小児の「口腔機能発達不全症」について ③

続き:
 デンティストは今後、「小児の口腔機能発達評価マニュアル」に沿って子どもの口腔機能を評価し、各ステージにおける機能の獲得が遅延している場合には、歯科医療関係者として適切な対応を取ることが必要になる。
 これまで、定型発達を示す小児(― 健常児)の口腔機能発達の異常については、歯科医療行為として公的医療保険の対象となっておらず、口腔習癖や異常嚥下、口呼吸など、放置すれば歯列・咬合や顎顔面形態に異常を来す状態を発見しても、保険外での診療行為として対応を取らざるを得なかった。
 2018年4月からは、口腔機能発達不全症と診断された子どもたちへの、管理・指導が保険診療報酬の対象となり、歯科における口腔機能管理が重要視されることのなった。

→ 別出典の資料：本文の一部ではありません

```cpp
#define ECO_COMPACT_MAX_SPINS 8192
size_t eco_replay_compact_bytes(int32_t n_spins, int32_t capacity, int32_t batch);
int eco_replay_compact_snapshot(const eco_env_config *cfg, const void *env_state, int32_t batch, void *ring,
                                int32_t capacity, int64_t pushed, const uint8_t *mask, eco_stream_t stream);
int eco_replay_compact_push(const eco_env_config *cfg, const void *env_state, int32_t batch, void *ring,
// ... 37 lines not shown
```

Baseline: 437,400.

## Fuse weight-gradient reduce, column sums and Adam update into one tail kernel

Merges the slab reduction, column-sum and Adam optimizer kernels at the end of the backward pass into a single launch. Each gradient element gets its Adam update right after it is reduced, which removes two kernel launches and a re-read of the gradient buffer. The fused path is used only when no distributed process group is initialized; the multi-device path keeps the separate allreduce and Adam. This assumes every parameter is covered by exactly one reduce or colsum output, since any parameter not written there would never receive its Adam update.

```diff
diff --git a/eco-dqn_amd/csrc/eco_train.hip b/eco-dqn_amd/csrc/eco_train.hip
--- a/eco-dqn_amd/csrc/eco_train.hip
+++ b/eco-dqn_amd/csrc/eco_train.hip
@@ -1,3 +1,4 @@
+#include <atomic>
 #include <cmath>
 
 #include "eco_mpnn.h"
@@ -205,15 +206,33 @@
 }
 
 
-__global__ void wgrad_reduce_kernel(WJobs jobs, const float* slabs, float* grad) {
-  const WJob& J = jobs.j[blockIdx.y];
+struct AdamArgs {
+  float *p, *m, *v;
+  float b1, b2, step_size, bc2_sqrt, eps, wd, gscale;
+};
+__device__ __forceinline__ void adam_elem(const AdamArgs& A, int i, float g) {
+  asm volatile("" : "+v"(g));
+  float gi = A.gscale == 1.f ? g : g * A.gscale;
+  if (A.wd != 0.f) gi = fmaf(A.wd, A.p[i], gi);
+  const float mi = A.m[i] + (1.f - A.b1) * (gi - A.m[i]);
+  const float vi = A.v[i] * A.b2 + (1.f - A.b2) * gi * gi;
+  A.m[i] = mi;
+  A.v[i] = vi;
+  const float denom = sqrtf(vi) / A.bc2_sqrt + A.eps;
+  A.p[i] = A.p[i] - A.step_size * (mi / denom);
+}
+
+__device__ __forceinline__ void wgrad_reduce_block(const WJobs& jobs, const float* slabs, float* grad, int jb, int bx,
+                                                   const AdamArgs& A) {
+  const WJob& J = jobs.j[jb];
   const int K = J.K1 + J.K2;
-  const int idx = blockIdx.x * blockDim.x + threadIdx.x;
+  const int idx = bx * 256 + threadIdx.x;
   const int o = idx / 128, i = idx % 128;
   if (o >= J.nO || i >= K) return;
-  const float* s = slabs + (size_t)blockIdx.y * SLABS_PER_JOB * SLAB + o * 128 + i;
+  const int dst = J.out_off + o * J.out_ld + J.out_col0 + i;
+  const float* s = slabs + (size_t)jb * SLABS_PER_JOB * SLAB + o * 128 + i;
   float acc = 0.f;
-  const int nk = jobs.nwgj[blockIdx.y];
+  const int nk = jobs.nwgj[jb];
   int k = 0;
   for (; k + 8 <= nk; k += 8) {
     float v[8];
@@ -223,7 +242,12 @@
     for (int u = 0; u < 8; ++u) acc += v[u];
   }
   for (; k < nk; ++k) acc += s[(size_t)k * SLAB];
-  grad[J.out_off + o * J.out_ld + J.out_col0 + i] = acc;
+  grad[dst] = acc;
+  if (A.p) adam_elem(A, dst, acc);
+}
+
+__global__ void wgrad_reduce_kernel(WJobs jobs, const float* slabs, float* grad) {
+  wgrad_reduce_block(jobs, slabs, grad, blockIdx.y, blockIdx.x, AdamArgs{});
 }
 
 struct ColJob {
@@ -236,12 +260,12 @@
   ColJob j[4];
   int first[5];
 };
-__global__ void colsum_jobs_kernel(ColJobs jobs) {
+__device__ __forceinline__ void colsum_block(const ColJobs& jobs, int bx, float* grad, const AdamArgs& A) {
   int jb = 0;
-  while (jb < 3 && (int)blockIdx.x >= jobs.first[jb + 1]) ++jb;
+  while (jb < 3 && bx >= jobs.first[jb + 1]) ++jb;
   const ColJob& J = jobs.j[jb];
   __shared__ float red[256];
-  const int c = (int)blockIdx.x - jobs.first[jb];
+  const int c = bx - jobs.first[jb];
   float acc = 0.f;
   for (int r = threadIdx.x; r < J.R; r += 256) acc += J.X[(size_t)r * J.ld + c];
   red[threadIdx.x] = acc;
@@ -250,7 +274,21 @@
     if ((int)threadIdx.x < s2) red[threadIdx.x] += red[threadIdx.x + s2];
     __syncthreads();
   }
-  if (threadIdx.x == 0) J.out[(size_t)c * J.out_stride] = red[0];
+  if (threadIdx.x == 0) {
+    float* dst = J.out + (size_t)c * J.out_stride;
+    const float g = red[0];
+    *dst = g;
+    if (A.p) adam_elem(A, (int)(dst - grad), g);
+  }
+}
+__global__ void colsum_jobs_kernel(ColJobs jobs) { colsum_block(jobs, (int)blockIdx.x, nullptr, AdamArgs{}); }
+
+constexpr int REDUCE_BLOCKS = 64 * 128 / 256;
+__global__ __launch_bounds__(256) void wgrad_tail_kernel(WJobs jobs, const float* slabs, float* grad, ColJobs cj,
+                                                         AdamArgs A) {
+  const int b = (int)blockIdx.x, nred = REDUCE_BLOCKS * jobs.n;
+  if (b < nred) wgrad_reduce_block(jobs, slabs, grad, b / REDUCE_BLOCKS, b % REDUCE_BLOCKS, A);
+  else colsum_block(cj, b - nred, grad, A);
 }
 
 __global__ void td_kernel(const float* q_s, const float* q_tn, const int32_t* a_star, const int32_t* actions,
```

 これは小児期の口腔機能発達不全~老年期の口腔機能の低下への対応へと繋がるライフコースにおける口腔機能の重要性を社会に発信する機会となった。
 今後、まず歯科医療関係者がこの疾病の病態を理解し、有効な対応を取るべきであり、国民への啓発が進んだ段階で、一般の歯科医療機関において子どもたちへの口腔機能の管理が可能な状態となっている必要がある。
 そのためには、摂食嚥下機能、咀嚼機能、構音機能や口呼吸を含む口腔習癖、さらに栄養についての適切な評価と対応を可能にするための研修の充実を図ることが重要だ。
 口腔機能発達不全症への適切な対応は、超高齢社会における健康長寿の実現に向けて、我が国の将来を担う子どもたちの口腔機能を歯科から支えるための道筋になると確信している。